2. As for Ushiro Kenji's reference to 'striking with love', there is a cultural context to this phrase with far less pleasant overtones. 愛の鞭 ai no muchi (the rod of love) was a common phrase used by, among others, Japanese army officers in the 1930s for the systematic beating, hazing--and worse--of their subordinates and, of course, their foreign captives (who did not really deserve the attention that ai-no-muchi implied, since they had surrendered and so were worthless, but were given it anyway).
This is interesting... it fits with some of the behaviors I have seen between teachers and their direct students. These teachers can be incredibly wonderful, generous people with folks who are merely guests but ar total terrors with their personal students.

However, my admittedly limited understanding of the way in which Ushiro used the phrase and how the Systema people us similar concepts has to do with changing the intention behind the strikes. Changing the intention by removing the very powerful intention to destroy actually makes the strikes almost impossible to anticipate. You don't realize just how much your intuition plays a part in picking up incoming strikes until you play with someone who has changed the intention or removed the intention behind the strikes. It seems like you just get hit with no warning and little ability to respond.

I need to comb through Ushiro Sensei's books again to see, but I think that the sense of Love as an "attractive" force (in the way that Teilhard de Chardin or O-Sensei might have used the term) as opposed to normal striking which is certainly "repulsive" in its energy. I've done some rudimentary striking training with the Systema folks and they do some very interesting on creating a truly comfortable feel between the fist and the target, not just for the striker but the "strikee" as well.

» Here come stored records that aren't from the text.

int hb_actor_fused_act_grouped(const hb_fused_tile* tiles_dev, int64_t n_rows, const uint32_t* obs_bits_dev, const int8_t* legal_dev,
                               int32_t obs_len, int32_t hidden, int32_t n_actions, int32_t n_atoms, float* q_dev, float epsilon,
                               uint64_t seed, uint64_t draw, int32_t* actions_dev, int32_t dtype, void* stream) {
  if (dtype != 1 && dtype != 2) return fail(HB_ERR_INVALID, "dtype must be 1 (bf16) or 2 (f16)");
  if (!tiles_dev || !obs_bits_dev || !legal_dev || !q_dev || !actions_dev) return fail(HB_ERR_INVALID, "null argument");
  if (!hb_actor_fused_supported(obs_len, hidden, n_actions, n_atoms)) return fail(HB_ERR_INVALID, "shape not covered by the fused actor kernel");
  if (n_actions > 64) return fail(HB_ERR_INVALID, "n_actions must be 1..64 for the fused selection");
  if (n_rows < 0 || n_rows % FM) return fail(HB_ERR_INVALID, "n_rows (%lld) must be a multiple of %d: one tile descriptor per %d rows",
                                             static_cast<long long>(n_rows), FM, FM);
  if (n_rows / FM > 0x7fffffff) return fail(HB_ERR_INVALID, "too many tiles");
  if (n_rows == 0) return HB_OK;
  FusedArgs a{};
  a.obs = obs_bits_dev; a.m = n_rows; a.words = (obs_len + 31) / 32; a.s1 = 2 * ((obs_len + 63) / 64);
  a.q = q_dev; a.n_actions = n_actions; a.n_pass = passes_for(n_actions);
  a.legal = legal_dev; a.actions = actions_dev; a.epsilon = epsilon; a.seed = seed; a.draw = draw;
  const dim3 grid(static_cast<unsigned>(n_rows / FM));
  if (dtype == 2) hipLaunchKernelGGL(actor_fused_grouped_kernel<true>, grid, dim3(FNT), 0, static_cast<hipStream_t>(stream), a, tiles_dev);
  else hipLaunchKernelGGL(actor_fused_grouped_kernel<false>, grid, dim3(FNT), 0, static_cast<hipStream_t>(stream), a, tiles_dev);
  HB_HIP(hipGetLastError());
  return HB_OK;
}

#ifdef HB_STAMPS
int hb_actor_fused_q_stamped(const uint32_t* obs_bits_dev, int64_t n_rows, int32_t obs_len, const void* w1f_dev, const float* b1f_dev,
                             const void* w2f_dev, const float* b2f_dev, const float* support_dev, int32_t hidden, int32_t n_actions,
                             int32_t n_atoms, float* q_dev, unsigned long long* stamps_dev, void* stream) {
  return fused_launch(obs_bits_dev, n_rows, obs_len, w1f_dev, b1f_dev, w2f_dev, b2f_dev, support_dev, hidden, n_actions, n_atoms, q_dev,
                      stamps_dev, nullptr, 1, stream);
}
#endif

Anyway, I will probably have to train for quite a few more years before I can add to this. I do believe that I have a slightly better perspective on this idea via Aikido and how O-Sensei may have perceived Love as the force of attraction which makes it possible to join wi9th the partner in the Aikido interaction. I have played with the idea of how changing the intention effects ones ability to perform irimi when attacked with strong intention and it definitely changes things completely. It is tangible to both partners in the interaction. As I said, more to come in a few years.

What you say about Teilhard de Chardin's relationship to the Church doesn't surprise me. He always felt like he had a distinctly Asian flavor to his Chrstianity. Probably why I liked him so much.

No, I had not encountered those other writers. I will do some more reading, thanks!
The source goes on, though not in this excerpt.